The problem: Copy the lines exactly as they appear, starting with the first line of the records and ending with the line that contains "Metric: clips/sec per".
START Supplied records
# Harrypotterrrr/DVD-GAN

Hardware: AMD Instinct MI355X
Metric: clips/sec per G+Ds+Dt step, 48x64x64 UCF-101 synth (higher is better)
Workload: dtype bf16; 1 GPU; UCF-101-shaped 101-class 48x64x64 clips, G+Ds+Dt hinge step, ch=32, k_sample=8, batch 64/GPU (BASELINE configs[1]); global_batch=64, parallelism=dp1

## Files before the change

### dvd_gan_amd/csrc/conv_wgrad.hip

```cpp
#include "conv_common.h"
#include "prof.h"
#include <cstdlib>
#include <type_traits>

namespace {

struct WgK {
    const char* x; const char* dy; float* dw;
    int M, C, ldx, Cin_real, Cout, Cy, ldy;
    int T, H, W, logH, logW, Hin, Win;
    int kt, kh, kw, up2, relu_in;
    int tiles_co, tiles_ci, rows_per_split;
    long long s_co, s_ci, s_tap;
    size_t x_bytes, dy_bytes;
    int maxshift, xcd_remap;
    float* dbias;
    float* wsb;
    float* ws;
    int fold, cout_f;
};

template <typename G>
__host__ __device__ __forceinline__ size_t ws_tile_off(size_t slice, G gx, int bx, int kw, int t, int tile_elems) { return ((slice * gx + bx) * kw + t) * (size_t)tile_elems; }
template <typename G>
// ... 3 lines not shown

__device__ __forceinline__ void xcd_block_remap(const WgK& p, int& bx, int& bz) {
    bx = blockIdx.x; bz = blockIdx.z;
    if (p.xcd_remap) {
        const int gx = gridDim.x, total = gx * gridDim.z, lin = bx + gx * bz;
        const int xcd = lin & 7, qd = total >> 3, rr = total & 7;
        const int lp = (xcd < rr ? xcd * (qd + 1) : rr * (qd + 1) + (xcd - rr) * qd) + (lin >> 3);
        bz = lp / gx; bx = lp - bz * gx;
    }
}
__device__ __forceinline__ void bf16x8_unpack(const u32x4& r, float (&v)[8]) {
    v[0] = __uint_as_float(r.x << 16); v[1] = __uint_as_float(r.x & 0xffff0000u);
    v[2] = __uint_as_float(r.y << 16); v[3] = __uint_as_float(r.y & 0xffff0000u);
    v[4] = __uint_as_float(r.z << 16); v[5] = __uint_as_float(r.z & 0xffff0000u);
    v[6] = __uint_as_float(r.w << 16); v[7] = __uint_as_float(r.w & 0xffff0000u);
}
#define WG_BIAS_FINISH(CPRA, RPPA, NV, TAB, TO_WS, N, I)                                                                \
    do {                                                                                                                \
        __syncthreads();                                                                                                \
        if (tid < CPRA) {                                                                                               \
            for (int k = 0; k < NV; ++k) {                                                                              \
                float a = 0.f;                                                                                          \
                for (int r = 0; r < RPPA; ++r) a += TAB;                                                                \
                const int co = co0 + tid * NV + k;                                                                      \
                if (TO_WS) p.wsb[ws_bias_off(bz, N, I, BMc) + tid * NV + k] = a;                                        \
                else if (co < p.Cout && a != 0.f) atomicAdd(p.dbias + co, a);      \
            }                                                                                                           \
        }                                                                                                               \
        __syncthreads();                                                                                                \
    } while (0)
#define WG_TILE_TAIL(ACC, ROW0, COL0, KW_, T, TAP)                                                                      \
    do {                                                                                                                \
        _Pragma("unroll") for (int r = 0; r < 16; ++r)                                                                  \
            ep[((r & 3) + 8 * (r >> 2) + 4 * (lane >> 5)) * 32 + (lane & 31)] = ACC[r];                                 \
        __builtin_amdgcn_s_waitcnt(0xc07f);                                                                             \
        __builtin_amdgcn_wave_barrier();                                                                                \
        const int ci = ci0 + COL0 + (lane & 31);                                                                        \
        const int cob = co0 + ROW0 + (lane >> 5);                                                                       \
        const int wtap = TAP;                   \
        if (p.ws) {                                                                                                     \
            float* wt = p.ws + ws_tile_off(bz, gridDim.x, bx, KW_, T, BMc * BNc) + (size_t)(ROW0) * BNc + COL0;         \
            _Pragma("unroll 1") for (int j = 0; j < 16; ++j)                                                            \
                wt[(size_t)(2 * j + (lane >> 5)) * BNc + (lane & 31)] = ep[(2 * j + (lane >> 5)) * 32 + (lane & 31)];   \
        } else if (ci < p.Cin_real) {                                                                                   \
            float* dst = p.dw + ci * p.s_ci + wtap * p.s_tap;                                                           \
            _Pragma("unroll 1") for (int j = 0; j < 16; ++j) {                                                          \
                const int co = cob + 2 * j;                                                                             \
                const float v = ep[(2 * j + (lane >> 5)) * 32 + (lane & 31)];                                           \
                if (co < p.Cout && v != 0.f) atomicAdd(dst + co * p.s_co, v);                                           \
            }                                                                                                           \
        }                                                                                                               \
        __builtin_amdgcn_wave_barrier();                                                                                \
    } while (0)
template <typename T, int TA, int TB>
__global__ __launch_bounds__(NT) void conv_wgrad_kernel(WgK p) {
    constexpr bool kBf16 = sizeof(T) == 2;
    static_assert(kBf16 || (TA == 2 && TB == 2), "exact mode uses the 128 x 128 tile");
    constexpr int BKW = kBf16 ? 32 : 16;
    constexpr int BMc = TA * 64, BNc = TB * 64;
    constexpr int RSA = BMc * 2 + 64, RSB = BNc * 2 + 64;
    constexpr int TA_BYTES = kBf16 ? 32 * RSA : TILEB, TB_BYTES = kBf16 ? 32 * RSB : TILEB;
    __shared__ __attribute__((aligned(16))) char smem[2][TA_BYTES + TB_BYTES];
    const int tid = threadIdx.x, lane = tid & 63, wave = tid >> 6;
    const int wm = wave >> 1, wn = wave & 1;
    int bx, bz;
    xcd_block_remap(p, bx, bz);
    const int tiles = p.tiles_co * p.tiles_ci;
    const int tap = bx / tiles;
    const int rem = bx - tap * tiles;
    const int tco = rem / p.tiles_ci, tci = rem - tco * p.tiles_ci;
    const int co0 = tco * BMc, ci0 = tci * BNc;
    const int it = tap / (p.kh * p.kw), r2 = tap - it * p.kh * p.kw;
    const int iy = r2 / p.kw, ix = r2 - iy * p.kw;
    const int dt = it - (p.kt >> 1), dy_ = iy - (p.kh >> 1), dx = ix - (p.kw >> 1);
    const int m_begin = bz * p.rows_per_split;
    const int m_end = min(p.M, m_begin + p.rows_per_split);

    f32x16 acc[TA][TB];
    {
        const f32x16 zacc = {0.f, 0.f, 0.f, 0.f, 0.f, 0.f, 0.f, 0.f, 0.f, 0.f, 0.f, 0.f, 0.f, 0.f, 0.f, 0.f};
#pragma unroll
        for (int a = 0; a < TA; ++a)
#pragma unroll
            for (int b = 0; b < TB; ++b) acc[a][b] = zacc;
    }

    constexpr unsigned ESZ = sizeof(T);
    const int xbase_row = p.up2 ? (m_begin / (p.H * p.W)) * p.Hin * p.Win : max(0, m_begin - p.maxshift);
    const size_t xbase_b = (size_t)xbase_row * p.ldx * ESZ, ybase_b = (size_t)m_begin * p.ldy * ESZ;
    const size_t xleft = p.x_bytes - xbase_b, yleft = p.dy_bytes > ybase_b ? p.dy_bytes - ybase_b : 0;
    const __amdgpu_buffer_rsrc_t rx = __builtin_amdgcn_make_buffer_rsrc(
        (void*)(p.x + xbase_b), 0, xleft > 0xfffffffeull ? 0xfffffffeu : (unsigned)xleft, 0x00020000);
    const __amdgpu_buffer_rsrc_t rdy = __builtin_amdgcn_make_buffer_rsrc(
        (void*)(p.dy + ybase_b), 0, yleft > 0xfffffffeull ? 0xfffffffeu : (unsigned)yleft, 0x00020000);
    const int delta = (dt * p.H + dy_) * p.W + dx;
    auto xoff = [&](int m, unsigned chan_bytes, bool cvalid) __attribute__((always_inline)) -> unsigned {
        int fm, ym, xm;
        grid_pos(m, p.H, p.W, p.logH, p.logW, fm, ym, xm);
        const int xx = xm + dx, yy = ym + dy_;
        int tt = dt;
        if (p.kt > 1) tt += fm % p.T;
        const bool ok = cvalid && m < m_end && (unsigned)yy < (unsigned)p.H && (unsigned)xx < (unsigned)p.W &&
                        (unsigned)tt < (unsigned)p.T;
        int row = m + delta;
        if (p.up2) row = ((fm + dt) * p.Hin + (yy >> 1)) * p.Win + (xx >> 1);
        return ok ? (unsigned)(row - xbase_row) * ((unsigned)p.ldx * ESZ) + chan_bytes : 0xffffffffu;
// ... 428 lines not shown
#pragma unroll
        for (int s_ = 0; s_ < NS; ++s_) mma1(&smem[buf * STAGE + s_ * SUB]);
    };
    if (m_begin < m_end) {
        const bool late = NWAVE == 8 && NS == 2 && wave >= 4;
        gload(m_begin);
        lstore(0);
        if (late) gload(m_begin + 32 * NS);
        __builtin_amdgcn_s_waitcnt(0xc07f);
        __builtin_amdgcn_s_barrier();
        int buf = 0;
        for (int mk = m_begin; mk < m_end; mk += 32 * NS, buf ^= 1) {
            if (!late) {
                gload(mk + 32 * NS);
                mma(buf);
                lstore(buf ^ 1);
            } else {
                mma1(&smem[buf * STAGE]);
                lstore(buf ^ 1);
                gload(mk + 2 * 32 * NS);
                mma1(&smem[buf * STAGE + (NS - 1) * SUB]);
            }
            __builtin_amdgcn_s_waitcnt(0xc07f);
            __builtin_amdgcn_s_barrier();
        }
        __builtin_amdgcn_s_waitcnt(0x0070);
    }
    if (do_bias) {
        float* red = reinterpret_cast<float*>(&smem[0]);
#pragma unroll
        for (int k = 0; k < 8; ++k) red[tid * 8 + k] = bs[k];
        WG_BIAS_FINISH(CPRA, RPPA, 8, red[(r * CPRA + tid) * 8 + k], spread, gridDim.x, bx);
    }
    float* ep = reinterpret_cast<float*>(&smem[0]) + wave * (32 * 32);
#pragma unroll
    for (int a = 0; a < 2; ++a)
#pragma unroll
        for (int t = 0; t < KW; ++t)
            WG_TILE_TAIL(acc[a][t], wm * 64 + a * 32, wn * 32, KW, t, irow * KW + t);
}
template <int I, int N, typename F>
__device__ __forceinline__ void static_for(F&& f) {
    if constexpr (I < N) {
        f(std::integral_constant<int, I>{});
        static_for<I + 1, N>(f);
    }
}
template <bool V>
__device__ __forceinline__ void mfma_pinned(f32x16& c, const bf16x8& a, const bf16x8& b) {
    if constexpr (V) asm volatile("v_mfma_f32_32x32x16_bf16 %0, %1, %2, %0" : "+v"(c) : "v"(a), "v"(b));
    else asm volatile("v_mfma_f32_32x32x16_bf16 %0, %1, %2, %0" : "+a"(c) : "v"(a), "v"(b));
}
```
END Supplied records
Solution:
# Harrypotterrrr/DVD-GAN

Hardware: AMD Instinct MI355X
Metric: clips/sec per G+Ds+Dt step, 48x64x64 UCF-101 synth (higher is better)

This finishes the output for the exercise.